Although we believe that we have clearly identified an association between systemic arterial stiffness and structural damage at macula, we recognize that the study carries several limitations. First, this study is inherently limited by its retrospective design. Although we were able to find an association between the PWV and initial structural damage at macular GCIPL, we were not able to ascertain a causal relationship owing to the nature of the study design. Second, the number of patients who demonstrated structural damage was small, and the small number may have affected the results. Third, the results of the study may not be generalized; the study population consisted of those referred to a tertiary clinic for specialized management. Fourth, OCT angiography data were available in only some of the patients included, preventing further analyses with angiography data other than cross-sectional comparisons. Last, we did not assess VF progression to determine whether structural damage at the macular GCIPL translated to functional loss in our patients. However, we believe that the relationship between systemic arterial stiffness and preferential site of structural damage in OAG may have been confounded by the subjective nature of a functional measurement of damage such as perimetry.

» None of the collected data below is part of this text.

# openhumanoids/pronto

Measured on NVIDIA B200. Metric: rbis_ekf_filter_steps_per_s, higher is better.
Workload: dtype f64

## Files before the change

### dev/kbench.cu

```cuda
#include <cuda_runtime.h>
#include <cmath>
#include <cstdio>
#include <cstdlib>
#include <cstring>
#include <vector>
#include <string>

#define CK(x) do { cudaError_t e = (x); if (e != cudaSuccess) { printf("CUDA error %s at %s:%d\n", cudaGetErrorString(e), __FILE__, __LINE__); exit(1); } } while (0)

struct Variant {
  const char* name;
  int tpb;
  int smem;
  void (*geom)(long long N, int sms, int* grid, int* tpb, int* smem);
  void (*launch)(void* kparams_blob, int grid, int tpb, int smem, cudaStream_t st);
  size_t kparams_size;
  void (*fill)(void* blob, long long N, double* vec, double* quat, double* P, double* ll, double* q4, const double* imu,
               const void* ops, long long n_ops, const double* z0, const double* z1, const double* q1, const double* R0,
               const double* R1);
  void (*prep)(int smem);
};
std::vector<Variant>& registry() { static std::vector<Variant> r; return r; }

__global__ void __launch_bounds__(256) dfma_probe(double* out, int iters, double a, int active_lanes) {
// ... 89 lines not shown
        double v = (i == j) ? 0.01 * (1 + 0.1 * rnd()) : 1e-4 * rnd();
        if (decoupled && (passive(i) || passive(j)) && !blk) v = 0.0;
        P[(size_t)(j * (j + 1) / 2 + i) * N + n] = v;
      }
    q4[n] = 7.6e-5; q4[N + n] = 1e-2; q4[2 * N + n] = 3e-10; q4[3 * N + n] = 1e-6;
    for (int i = 0; i < pi; i++) for (int c = 0; c < 4; c++) q1[((size_t)i * 4 + c) * N + n] = quat[c * N + n];
  }
  for (auto& v : imu) v = 0.05 * rnd();
  for (long long k = 0; k < T; k++) for (long long n = 0; n < N; n++) imu[(k * 6 + 5) * N + n] += 9.8;
  for (auto& v : z0) v = 0.1 * rnd();
  for (auto& v : z1) v = 0.1 * rnd();
  double R0[9] = {0.01, 0, 0, 0, 0.01, 0, 0, 0, 0.01};
  double R1[36] = {0};
  for (int i = 0; i < 6; i++) R1[i * 7] = i < 3 ? 0.0025 : 0.0012;
  double *d_vec, *d_quat, *d_P, *d_ll, *d_q4, *d_imu, *d_z0, *d_z1, *d_q1, *d_R0, *d_R1;
  void* d_ops;
  CK(cudaMalloc(&d_vec, vec.size() * 8)); CK(cudaMalloc(&d_quat, quat.size() * 8)); CK(cudaMalloc(&d_P, P.size() * 8));
  CK(cudaMalloc(&d_ll, N * 8)); CK(cudaMalloc(&d_q4, q4.size() * 8)); CK(cudaMalloc(&d_imu, imu.size() * 8));
  CK(cudaMalloc(&d_z0, z0.size() * 8)); CK(cudaMalloc(&d_z1, z1.size() * 8)); CK(cudaMalloc(&d_q1, q1.size() * 8));
  CK(cudaMalloc(&d_R0, 81 * 8)); CK(cudaMalloc(&d_R1, 81 * 8)); CK(cudaMalloc(&d_ops, ops.size() * sizeof(Op)));
  CK(cudaMemcpy(d_q4, q4.data(), q4.size() * 8, cudaMemcpyHostToDevice));
  CK(cudaMemcpy(d_imu, imu.data(), imu.size() * 8, cudaMemcpyHostToDevice));
  CK(cudaMemcpy(d_z0, z0.data(), z0.size() * 8, cudaMemcpyHostToDevice));
  CK(cudaMemcpy(d_z1, z1.data(), z1.size() * 8, cudaMemcpyHostToDevice));
  CK(cudaMemcpy(d_q1, q1.data(), q1.size() * 8, cudaMemcpyHostToDevice));
  CK(cudaMemcpy(d_R0, R0, 72, cudaMemcpyHostToDevice)); CK(cudaMemcpy(d_R1, R1, 36 * 8, cudaMemcpyHostToDevice));
  CK(cudaMemcpy(d_ops, ops.data(), ops.size() * sizeof(Op), cudaMemcpyHostToDevice));
  std::vector<double> ref_vec, ref_P, out_vec(vec.size()), out_P(P.size());
  for (auto& v : registry()) {
    if (only && !strstr(v.name, only)) continue;
    std::vector<char> blob(v.kparams_size, 0);
    int grid, tpb, smem;
    v.geom(N, prop.multiProcessorCount, &grid, &tpb, &smem);
    v.prep(smem);
    float best = 1e30f;
    for (int rep = 0; rep < 3; rep++) {
      CK(cudaMemcpy(d_vec, vec.data(), vec.size() * 8, cudaMemcpyHostToDevice));
      CK(cudaMemcpy(d_quat, quat.data(), quat.size() * 8, cudaMemcpyHostToDevice));
      CK(cudaMemcpy(d_P, P.data(), P.size() * 8, cudaMemcpyHostToDevice));
      CK(cudaMemset(d_ll, 0, N * 8));
      v.fill(blob.data(), N, d_vec, d_quat, d_P, d_ll, d_q4, d_imu, d_ops, (long long)ops.size(), d_z0, d_z1, d_q1, d_R0, d_R1);
      CK(cudaEventRecord(e0));
      v.launch(blob.data(), grid, tpb, smem, 0);
      CK(cudaEventRecord(e1)); CK(cudaEventSynchronize(e1)); CK(cudaGetLastError());
      CK(cudaEventElapsedTime(&ms, e0, e1));
      if (ms < best) best = ms;
    }
    CK(cudaMemcpy(out_vec.data(), d_vec, vec.size() * 8, cudaMemcpyDeviceToHost));
    CK(cudaMemcpy(out_P.data(), d_P, P.size() * 8, cudaMemcpyDeviceToHost));
    double ev = 0, eP = 0;
    if (ref_vec.empty()) { ref_vec = out_vec; ref_P = out_P; }
    for (size_t i = 0; i < out_vec.size(); i++) ev = fmax(ev, fabs(out_vec[i] - ref_vec[i]) / fmax(1.0, fabs(ref_vec[i])));
    for (size_t i = 0; i < out_P.size(); i++) eP = fmax(eP, fabs(out_P[i] - ref_P[i]) / 0.01);
    bool finite = true;
    for (size_t i = 0; i < out_vec.size(); i++) if (!std::isfinite(out_vec[i])) finite = false;
    printf("%-28s grid %4d x %3d thr, %6d B smem: %8.3f ms  %7.3f G filter-steps/s  (vs first: dvec %.2e dP %.2e finite=%d)\n", v.name, grid, tpb, smem, best,
// ... 5 lines not shown
```

### dev/kvariant.cu

```cuda
#include <cuda_runtime.h>
#include <cstring>
#include <vector>
#define rbisk VNAME
#ifdef KV1
#define KFUNC rbis_fused_kernel
#define SET_FAST(s, c, v)
#else
#ifdef KGROUP
#ifndef KDC
#define KDC 0
#endif
#ifndef KMAXW
#define KMAXW 8
#endif
#define KFUNC grp::rbis_group_kernel<KGROUP, (KDC != 0), KMAXW>
#elif defined(KDC)
#define KFUNC rbis_fused_kernel<false, true>
#else
#define KFUNC rbis_fused_kernel<false>
#endif
#define SET_FAST(s, c, v) s.chunk_fast[c] = v
#endif
#ifndef KHEADER
#define KHEADER "../pronto_b200/csrc/rbis_kernels.cuh"
// ... 35 lines not shown
  *smem = wpc * GE::FPW * GE::S * 8;
}
#else
void geom(long long N, int, int* grid, int* tpb, int* smem) {
  *tpb = VNAME::TPB; *smem = VNAME::SMEM_BYTES; *grid = (int)((N + VNAME::TPB - 1) / VNAME::TPB);
}
#endif
void prep(int smem) { cudaFuncSetAttribute(VNAME::KFUNC, cudaFuncAttributeMaxDynamicSharedMemorySize, smem); }
void fill(void* blob, long long N, double* vec, double* quat, double* P, double* ll, double* q4, const double* imu,
          const void* ops, long long n_ops, const double* z0, const double* z1, const double* q1, const double* R0,
          const double* R1) {
  VNAME::KParams kp;
  std::memset(&kp, 0, sizeof(kp));
  kp.N = N; kp.vec = vec; kp.quat = quat; kp.P = P; kp.loglik = ll;
  kp.q_gyro = q4; kp.q_accel = q4 + N; kp.q_gyro_bias = q4 + 2 * N; kp.q_accel_bias = q4 + 3 * N;
  kp.imu = imu; kp.imu_cols = N; kp.ops = (const VNAME::Op*)ops; kp.n_ops = n_ops; kp.g_val = 9.8; kp.chi_tol = 1e-6; kp.ctor_folds_chi = 1;
  auto& s0 = kp.streams[0];
  s0.m = 3; s0.has_orient = 0; s0.r_mode = 0; s0.n_chunks = 1; s0.idx[0] = 3; s0.idx[1] = 4; s0.idx[2] = 5;
  s0.chunk_start[0] = 0; s0.chunk_len[0] = 3; SET_FAST(s0, 0, 3); s0.z = z0; s0.R = R0; s0.cols = N;
  auto& s1 = kp.streams[1];
  s1.m = 6; s1.has_orient = 1; s1.r_mode = 0; s1.n_chunks = 2;
  int idx[6] = {9, 10, 11, 6, 7, 8};
  for (int i = 0; i < 6; i++) s1.idx[i] = idx[i];
  s1.chunk_start[0] = 0; s1.chunk_len[0] = 3; s1.chunk_start[1] = 3; s1.chunk_len[1] = 3; SET_FAST(s1, 0, 9); SET_FAST(s1, 1, 6); s1.z = z1; s1.quat = q1; s1.R = R1; s1.cols = N;
  std::memcpy(blob, &kp, sizeof(kp));
}
struct Reg { Reg() { registry().push_back({VTAG, VNAME::TPB, VNAME::SMEM_BYTES, geom, launch, sizeof(VNAME::KParams), fill, prep}); } } reg;
}
```

### include/rbis_batch.h

```cpp
#ifndef RBIS_BATCH_H_
#define RBIS_BATCH_H_

#include <stdint.h>

#ifdef __cplusplus
extern "C" {
#endif

#define RBIS_NUM_STATES 21
#define RBIS_COV_ELEMS 441
#define RBIS_MAX_MEAS 9
#define RBIS_MAX_STREAMS 8
#define RBIS_NUM_STATS 96

typedef struct rbis_batch rbis_batch_t;

typedef enum {
  RBIS_OK = 0,
  RBIS_ERR_INVALID = -1,
  RBIS_ERR_CUDA = -2,
  RBIS_ERR_ALLOC = -3,
  RBIS_ERR_STATE = -4
} rbis_status_t;

// ... 96 lines not shown
  int32_t cov_blocks;
} rbis_record_t;
int rbis_batch_set_record(rbis_batch_t* h, const rbis_record_t* rec);

#define RBIS_INNOV_NIS    1
#define RBIS_INNOV_Y      2
#define RBIS_INNOV_S_DIAG 4
typedef struct {
  uint32_t fields;
  int32_t  m;
  double*  out;
  int64_t  rows;
} rbis_innovation_t;
int rbis_batch_set_innovations(rbis_batch_t* h, int32_t stream, const rbis_innovation_t* spec);

int rbis_batch_run_fused(rbis_batch_t* h, int64_t n_ops, const rbis_op_t* ops, const double* imu,
                         int64_t imu_rows, int n_streams, const rbis_stream_t* streams, int mem);

typedef struct {
  int32_t m;
  int32_t has_orientation;
  int32_t channel;
  int32_t channel_rot;
  const double* mean;
  const double* mean_quat;
  const int64_t* step;
  double sigma[RBIS_MAX_MEAS];
  double sigma_rot[3];
  int64_t rows;
} rbis_synth_stream_t;
typedef struct {
  uint64_t seed;
// ... 114 lines not shown
```

### pronto_b200/capi.py

```python
import ctypes as C
import os

_HERE = os.path.dirname(os.path.abspath(__file__))
LIB_PATH = os.path.join(_HERE, "lib", "librbis_b200.so")

NUM_STATES = 21
COV_ELEMS = 441
MAX_MEAS = 9
MAX_STREAMS = 8
NUM_STATS = 96

MEM_HOST, MEM_DEVICE = 0, 1
MEM_F32_ROWS = 4
OP_IMU, OP_MEAS, OP_SNAPSHOT, OP_RESTORE, OP_RECORD = 0, 1, 2, 3, 4
REC_FIELDS = 47
REC_BLOCKS = 7
INNOV_NIS, INNOV_Y, INNOV_S_DIAG = 1, 2, 4
R_SHARED_FULL, R_PER_FILTER_DIAG, R_PER_ROW_FULL = 0, 1, 2
STREAM_SKIP_NAN_ROWS = 1

c_double_p = C.POINTER(C.c_double)
c_int32_p = C.POINTER(C.c_int32)
c_int64_p = C.POINTER(C.c_int64)


class Config(C.Structure):
    _fields_ = [
        ("g_val", C.c_double),
        ("chi_tol", C.c_double),
# ... 106 lines not shown
    ]


PROTOTYPES = {
    "rbis_last_error": (C.c_char_p, []),
    "rbis_default_config": (None, [C.POINTER(Config)]),
    "rbis_batch_create": (C.c_int, [C.POINTER(C.c_void_p), C.c_int64, C.POINTER(Config)]),
    "rbis_batch_destroy": (C.c_int, [C.c_void_p]),
    "rbis_batch_synchronize": (C.c_int, [C.c_void_p]),
    "rbis_batch_num_filters": (C.c_int64, [C.c_void_p]),
    "rbis_batch_stream": (C.c_void_p, [C.c_void_p]),
    "rbis_batch_launch_count": (C.c_int64, [C.c_void_p]),
    "rbis_batch_last_kernel_variant": (C.c_int, [C.c_void_p]),
    "rbis_batch_notch_configure": (C.c_int, [C.c_void_p, C.c_double, C.c_double, C.c_int, C.c_int64]),
    "rbis_batch_notch_filter": (C.c_int, [C.c_void_p, C.c_void_p, C.c_int64, C.c_int]),
    "rbis_smooth_plan": (C.c_int64, [C.c_int64, C.c_void_p, C.c_void_p, C.c_void_p, C.c_void_p, C.c_void_p, C.c_void_p]),
    "rbis_batch_smooth_backward": (C.c_int, [C.c_void_p, C.c_int32, C.c_int32, C.c_int64, C.c_void_p, C.c_double]),
    "rbis_batch_get_snapshot": (C.c_int, [C.c_void_p, C.c_int32, C.c_void_p, C.c_void_p, C.c_void_p, C.c_void_p, C.c_int]),
    "rbis_batch_set_state": (C.c_int, [C.c_void_p, C.c_void_p, C.c_void_p, C.c_void_p, C.c_void_p, C.c_int64, C.c_int]),
    "rbis_batch_get_state": (C.c_int, [C.c_void_p, C.c_void_p, C.c_void_p, C.c_void_p, C.c_void_p, c_int64_p, C.c_int]),
    "rbis_batch_set_filter": (C.c_int, [C.c_void_p, C.c_int64, C.c_void_p, C.c_void_p, C.c_void_p, C.c_double]),
    "rbis_batch_get_filter": (C.c_int, [C.c_void_p, C.c_int64, C.c_void_p, C.c_void_p, C.c_void_p, c_double_p]),
    "rbis_batch_set_process_noise": (C.c_int, [C.c_void_p, C.c_double, C.c_double, C.c_double, C.c_double]),
    "rbis_batch_set_process_noise_per_filter": (C.c_int, [C.c_void_p, C.c_void_p, C.c_void_p, C.c_void_p, C.c_void_p, C.c_int]),
    "rbis_batch_ins_step": (C.c_int, [C.c_void_p, C.c_void_p, C.c_void_p, C.c_double, C.c_int64, C.c_int]),
    "rbis_batch_indexed_update": (C.c_int, [C.c_void_p, C.c_int, c_int32_p, C.c_void_p, C.c_void_p, C.c_int, C.c_int64, C.c_int]),
    "rbis_batch_indexed_orient_update": (C.c_int, [C.c_void_p, C.c_int, c_int32_p, C.c_void_p, C.c_void_p, C.c_void_p, C.c_int, C.c_int64, C.c_int]),
    "rbis_batch_set_column_map": (C.c_int, [C.c_void_p, C.c_int, C.c_void_p, C.c_int64]),
    "rbis_batch_set_record": (C.c_int, [C.c_void_p, C.POINTER(Record)]),
    "rbis_batch_set_innovations": (C.c_int, [C.c_void_p, C.c_int32, C.POINTER(Innovation)]),
# ... 65 lines not shown
```

### pronto_b200/csrc/rbis_batch.cu

```cuda
#include <cuda_runtime.h>
#include <dlfcn.h>

#include <algorithm>
#include <cmath>
#include <cstdarg>
#include <cstdio>
#include <cstring>
#include <new>
#include <string>
#include <vector>

#include "../../include/rbis_batch.h"
#include "rbis_kernels.cuh"
#include "rbis_stats.cuh"
#include "rbis_smooth.cuh"
#include "rbis_synth.cuh"
#include "rbis_fused_tu.h"

namespace {

thread_local std::string g_last_error;
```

This study examined the structural progression of patients with OAG with varying degrees of PWV. Longitudinal assessments of structural changes revealed that macular GCIPL loss tended to precede peripapillary RNFL loss in patients with glaucoma with a high PWV. A high PWV was a statistically significant predictor for initial structural damage at the macular GCIPL. The results of this study highlight the importance of cardiovascular disease in the initiation and progression of OAG as well as the need to develop a treatment protocol that does not exclusively involve lowering the IOP.